◆ **Assignment**:
For the listing below, show each line that includes the string "meta".
***** Exercise data *****
template <int NBW, bool VEC>
__global__ void __launch_bounds__(256) gather_conv_tile_kernel(ConvArgs p) {
  extern __shared__ __attribute__((aligned(16))) char smem_raw[];
  const int wave = threadIdx.x >> 6, lane = threadIdx.x & 63;
  int32_t *nbr_lds = reinterpret_cast<int32_t *>(smem_raw) + wave * kTileRows * kMaxK;
  const int cin_pad = (p.Cin + kCk - 1) / kCk * kCk;
  const int c8 = (p.Cin + 7) / 8;

  const int num_tiles = (p.M_out + kTileRows - 1) / kTileRows;
  const int units_per_tile = p.col_units * p.ksplit;
  const long long unit = static_cast<long long>(blockIdx.x) * kWavesPerWg + wave;
  const bool valid = unit < static_cast<long long>(num_tiles) * units_per_tile;
  int tile = valid ? static_cast<int>(unit / units_per_tile) : 0;
  const int sub = valid ? static_cast<int>(unit % units_per_tile) : 0;
  const int cu = sub % p.col_units, ks = sub / p.col_units;
  const int nb0 = cu * p.blocks_per_unit;
  const int nbw = valid ? min(p.blocks_per_unit, (p.Cout + 31) / 32 - nb0) : 0;
  const int k_lo = ks * p.k_per_split, k_hi = min(p.K, k_lo + p.k_per_split);

  const int arow = lane & 31, ahalf = lane >> 5;
  int my_row = -1;
  if (valid) {
    const int pos = tile * kTileRows + arow;
    if (p.order) my_row = p.order[pos];
    else if (pos < p.M_out) my_row = pos;
  }
  if (valid) {
    for (int e = lane; e < kTileRows * p.K; e += 64) {
      const int r = e / p.K, k = e - r * p.K;
      const int row = __shfl(my_row, r, 64);
      nbr_lds[r * kMaxK + k] = row >= 0 ? p.nbr[static_cast<long long>(row) * p.K + k] : -1;
    }
  }
  __syncthreads();
  if (!valid) return;

  uint32_t mask = p.tile_mask ? p.tile_mask[tile] : 0xffffffffu;
  mask &= (k_hi >= 32 ? 0xffffffffu : ((1u << k_hi) - 1u)) & ~((1u << k_lo) - 1u);

  f32x16 acc[NBW];
#pragma unroll
  for (int n = 0; n < NBW; ++n)
#pragma unroll
    for (int r = 0; r < 16; ++r) acc[n][r] = 0.f;

// ... 256 lines not shown
      }
      const int s_w = planes_at + (k * c8 + s * 4) * p.Cout * 16;
#pragma unroll
      for (int n = 0; n < NBW; ++n)
#pragma unroll
        for (int sl = 0; sl < 2; ++sl)
#pragma unroll
          for (int pl = 0; pl < NPL; ++pl) {
            if ((SG_WHATIF & 1) && pl > 0) { S.b[n][sl * NPL + pl] = S.b[n][sl * NPL]; continue; }
            S.b[n][sl * NPL + pl] = __builtin_bit_cast(f4, __builtin_amdgcn_raw_buffer_load_b128(
                                                             rs_w, c.v_w + n * 512,
                                                             s_w + sl * (2 * p.Cout * 16) + pl * plane_bytes, 0));
          }
      return;
    }
    const int src = c.meta[nbr_base + k];
    const unsigned v_a = src >= 0 ? static_cast<unsigned>(src * p.Cin + ahalf * HC) * 4u : kOob;
    const int s_a = s * (CK * 4);
#pragma unroll
    for (int q = 0; q < NQ; ++q)
      S.a[q] = __builtin_bit_cast(f4, __builtin_amdgcn_raw_buffer_load_b128(rs_in, v_a + q * 16, s_a, AUX));
    if constexpr (SPLIT) {
      const int s_w = planes_at + (k * c8 + s * 2) * p.Cout * 16;
#pragma unroll
      for (int n = 0; n < NBW; ++n)
#pragma unroll
        for (int pl = 0; pl < NPL; ++pl)
          S.b[n][pl] = __builtin_bit_cast(f4, __builtin_amdgcn_raw_buffer_load_b128(
                                                  rs_w, c.v_w + n * 512, s_w + pl * plane_bytes, 0));
    } else {
      const int s_w = (k * c8 + s * (CK / 8)) * p.Cout * 32;
#pragma unroll
      for (int n = 0; n < NBW; ++n)
#pragma unroll
        for (int q = 0; q < NQ; ++q)
          S.b[n][q] = __builtin_bit_cast(f4, __builtin_amdgcn_raw_buffer_load_b128(
                                                 rs_w, c.v_w + n * 1024 + (q & 1) * 16,
                                                 s_w + (q >> 1) * (p.Cout * 32), 0));
    }
  };

  auto advance = [&](const Ctx &c, int &k, int &s) {
    if (++s == n_slices) {
      s = 0;
      const uint32_t rest = c.wg_mask & ~((2u << k) - 1u);
      k = rest ? __builtin_ctz(rest) : k;
    }
  };

  auto setup = [&](const Unit &d, int buf, Ctx &c) {
    c.ks = d.ks;
    c.pair = d.tile * p.col_units + d.cu;
    c.meta = meta_lds + buf * kMetaInts;
    uint32_t m = static_cast<uint32_t>(c.meta[kMaskAt]);
    if (!final_out) {
      const int k_lo = d.ks * p.k_per_split, k_hi = min(p.K, k_lo + p.k_per_split);
      m &= ((1u << k_hi) - 1u) & ~((1u << k_lo) - 1u);
    }
    m = __builtin_amdgcn_readfirstlane(m);
    c.wg_mask = m;
    c.col = d.cu * (32 * NBW) + arow;
    c.col_ok = c.col < p.Cout;
    const int colc = min(c.col, p.Cout - 1);
    c.v_w = SPLIT ? (ahalf * p.Cout + colc) * 16 : (ahalf * (HC / 8) * p.Cout + colc) * 32;
    const int items = __builtin_popcount(m) * n_slices;
    const int per = (items + WV - 1) >> WV_SHIFT;
    const int begin = min(items, wave * per);
    c.rem = min(items, begin + per) - begin;
    int rank = udiv(begin, p.magic_nsl);
    c.s = begin - rank * n_slices;
    uint32_t mm = m;
    for (; rank > 0; --rank) mm &= mm - 1u;
    c.k = mm ? __builtin_ctz(mm) : 0;
    load(c, c.k, c.s, S[0]);
    c.kp = c.k;
    c.sp = c.s;
#pragma unroll
    for (int i = 1; i < DEPTH - 1; ++i) {
      if (i < c.rem) advance(c, c.kp, c.sp);
      load(c, c.kp, c.sp, S[i]);
    }
    int row4[RR];
#pragma unroll
    for (int rr = 0; rr < RR; ++rr) {
      const int reg = wave * RR + rr;
      row4[rr] = c.meta[kRowsAt + (reg & 3) + 8 * (reg >> 2) + 4 * ahalf];
    }
#pragma unroll
    for (int rr = 0; rr < RR; ++rr) {
      const unsigned off = (row4[rr] >= 0 && c.col_ok)
                               ? static_cast<unsigned>(row4[rr] * p.Cout + c.col) * 4u : kOob;
      c.o_off[rr] = off;
#pragma unroll
      for (int n = 0; n < NBW; ++n)
        resv[n][rr] = ld_row(rs_res, off, n, res16);
    }
#pragma unroll
    for (int n = 0; n < NBW; ++n) {
      c.ps[n] = c.pb[n] = c.as[n] = c.ab[n] = 0.f;
      if (post) {
        c.ps[n] = p.post_scale[colc + 32 * n];
        c.pb[n] = p.post_shift[colc + 32 * n];
      }
      if (act) {
        c.as[n] = p.act_scale[colc + 32 * n];
        c.ab[n] = p.act_shift[colc + 32 * n];
      }
    }
  };

  f32x16 acc[NBW];
  auto compute = [&](Slice &S) {
    if constexpr (R16) {
#pragma unroll
      for (int q = 0; q < 4; ++q) {
        const int r = 8 * q + (lane >> 3);
        tr_lds[r * 8 + ((lane & 7) ^ ((r >> 1) & 7))] = S.a[q];
      }
      f4 fr[4];
#pragma unroll
      for (int sl = 0; sl < 4; ++sl) fr[sl] = tr_lds[arow * 8 + ((sl * 2 + ahalf) ^ ((arow >> 1) & 7))];
// ... 204 lines not shown

    float v[NBW][RR], va[NBW][RR];
    unsigned o_off[RR];
    {
      float part[NBW][RR][WV];
#pragma unroll
      for (int n = 0; n < NBW; ++n)
#pragma unroll
        for (int rr = 0; rr < RR; ++rr) {
          const int reg = wave * RR + rr;
#pragma unroll
          for (int w = 0; w < WV; ++w) part[n][rr][w] = red[((w * NBW + n) * 16 + reg) * 64 + lane];
        }
#pragma unroll
      for (int rr = 0; rr < RR; ++rr) {
#pragma unroll
        for (int n = 0; n < NBW; ++n) {
          float t = part[n][rr][0];
#pragma unroll
          for (int w = 1; w < WV; ++w) t += part[n][rr][w];
          t += resv[n][rr];
          if (post) t = fmaxf(fmaf(t, c.ps[n], c.pb[n]), 0.f);
          v[n][rr] = t;
          va[n][rr] = fmaxf(fmaf(t, c.as[n], c.ab[n]), 0.f);
        }
        o_off[rr] = c.o_off[rr];
      }
    }
    const unsigned o_base = final_out ? 0u : static_cast<unsigned>(c.ks) * out_bytes;
    const int rem_done = c.rem;
    const int pair_done = c.pair, col_done = c.col;
    setup(dn, has_next ? (buf ^ 1) : buf, c);
    mark(4);
    if (combine) {
#pragma unroll
      for (int rr = 0; rr < RR; ++rr)
#pragma unroll
        for (int n = 0; n < NBW; ++n)
          __builtin_amdgcn_raw_buffer_store_b32(__builtin_bit_cast(unsigned, v[n][rr]), rs_out, o_off[rr],
                                                o_base + n * 128, 16);
    } else {
#pragma unroll
    for (int rr = 0; rr < RR; ++rr)
#pragma unroll
      for (int n = 0; n < NBW; ++n) st_row(v[n][rr], rs_out, o_off[rr], o_base, n, out16 && final_out);
    }
    if (act) {
#pragma unroll
      for (int rr = 0; rr < RR; ++rr)
#pragma unroll
        for (int n = 0; n < NBW; ++n) st_row(va[n][rr], rs_act, o_off[rr], 0u, n, out16);
    }
    if (combine) {
      asm volatile("s_waitcnt vmcnt(0)" ::: "memory");
      barrier();
      if (wave == 0 && lane == 0) {
        const unsigned arrived = __hip_atomic_fetch_add(p.done + pair_done, 1u, __ATOMIC_RELAXED,
                                                        __HIP_MEMORY_SCOPE_AGENT);
        ctl[3] = arrived == static_cast<unsigned>(p.ksplit - 1);
      }
      barrier();
      if (__builtin_amdgcn_readfirstlane(ctl[3]) != 0) {
        const int colc = min(col_done, p.Cout - 1);
        float ps[NBW], pb[NBW], as[NBW], ab[NBW];
#pragma unroll
        for (int n = 0; n < NBW; ++n) {
          ps[n] = pb[n] = as[n] = ab[n] = 0.f;
          if (p.post_scale) { ps[n] = p.post_scale[colc + 32 * n]; pb[n] = p.post_shift[colc + 32 * n]; }
          if (c_act) { as[n] = p.act_scale[colc + 32 * n]; ab[n] = p.act_shift[colc + 32 * n]; }
        }
        auto part = [&](int ks, int rr, int n) {
          return __builtin_bit_cast(float, __builtin_amdgcn_raw_buffer_load_b32(
                                               rs_out, o_off[rr], static_cast<unsigned>(ks) * out_bytes + n * 128, 16));
        };
        float t[NBW][RR];
#pragma unroll
        for (int rr = 0; rr < RR; ++rr)
#pragma unroll
          for (int n = 0; n < NBW; ++n) t[n][rr] = part(0, rr, n);
        int ks = 1;
        for (; ks + 3 < p.ksplit; ks += 4) {
          float q[4][NBW][RR];
#pragma unroll
          for (int j = 0; j < 4; ++j)
#pragma unroll
            for (int rr = 0; rr < RR; ++rr)
#pragma unroll
              for (int n = 0; n < NBW; ++n) q[j][n][rr] = part(ks + j, rr, n);
#pragma unroll
          for (int j = 0; j < 4; ++j)
#pragma unroll
            for (int rr = 0; rr < RR; ++rr)
#pragma unroll
              for (int n = 0; n < NBW; ++n) t[n][rr] += q[j][n][rr];
        }
        for (; ks < p.ksplit; ++ks) {
          float q[NBW][RR];
#pragma unroll
          for (int rr = 0; rr < RR; ++rr)
#pragma unroll
            for (int n = 0; n < NBW; ++n) q[n][rr] = part(ks, rr, n);
#pragma unroll
          for (int rr = 0; rr < RR; ++rr)
#pragma unroll
            for (int n = 0; n < NBW; ++n) t[n][rr] += q[n][rr];
        }
        float res[NBW][RR];
#pragma unroll
        for (int rr = 0; rr < RR; ++rr)
#pragma unroll
          for (int n = 0; n < NBW; ++n)
            res[n][rr] = ld_row(rs_cres, o_off[rr], n, res16);
#pragma unroll
        for (int rr = 0; rr < RR; ++rr)
#pragma unroll
          for (int n = 0; n < NBW; ++n) {
            float x = t[n][rr] + res[n][rr];
            if (p.post_scale) x = fmaxf(fmaf(x, ps[n], pb[n]), 0.f);
            st_row(x, rs_cout, o_off[rr], 0u, n, out16);
            st_row(fmaxf(fmaf(x, as[n], ab[n]), 0.f), rs_cact, o_off[rr], 0u, n, out16);
          }
      }
    }
    mark(5);
    if constexpr (TRACE) {
      if (lane == 0 && p.trace && wave < kWavesPerWg) {
        unsigned long long *t = p.trace + (static_cast<long long>(u) * kWavesPerWg + wave) * 8;
        for (int i = 0; i < 6; ++i) t[i] = stamp[i];
        unsigned hw, xcc;
        asm volatile("s_getreg_b32 %0, hwreg(HW_REG_HW_ID)" : "=s"(hw));
        asm volatile("s_getreg_b32 %0, hwreg(HW_REG_XCC_ID)" : "=s"(xcc));
        t[6] = static_cast<unsigned long long>(blockIdx.x);
        t[7] = (static_cast<unsigned long long>(rem_done) << 48) | (static_cast<unsigned long long>(xcc & 0xf) << 32) | hw;
      }
    }
    if (!has_next) break;
    u = un;
    ++round;
    buf ^= 1;
  }
}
*****
◆ **Exercise output**:
    const int src = c.meta[nbr_base + k];
    c.meta = meta_lds + buf * kMetaInts;
    uint32_t m = static_cast<uint32_t>(c.meta[kMaskAt]);
      row4[rr] = c.meta[kRowsAt + (reg & 3) + 8 * (reg >> 2) + 4 * ahalf];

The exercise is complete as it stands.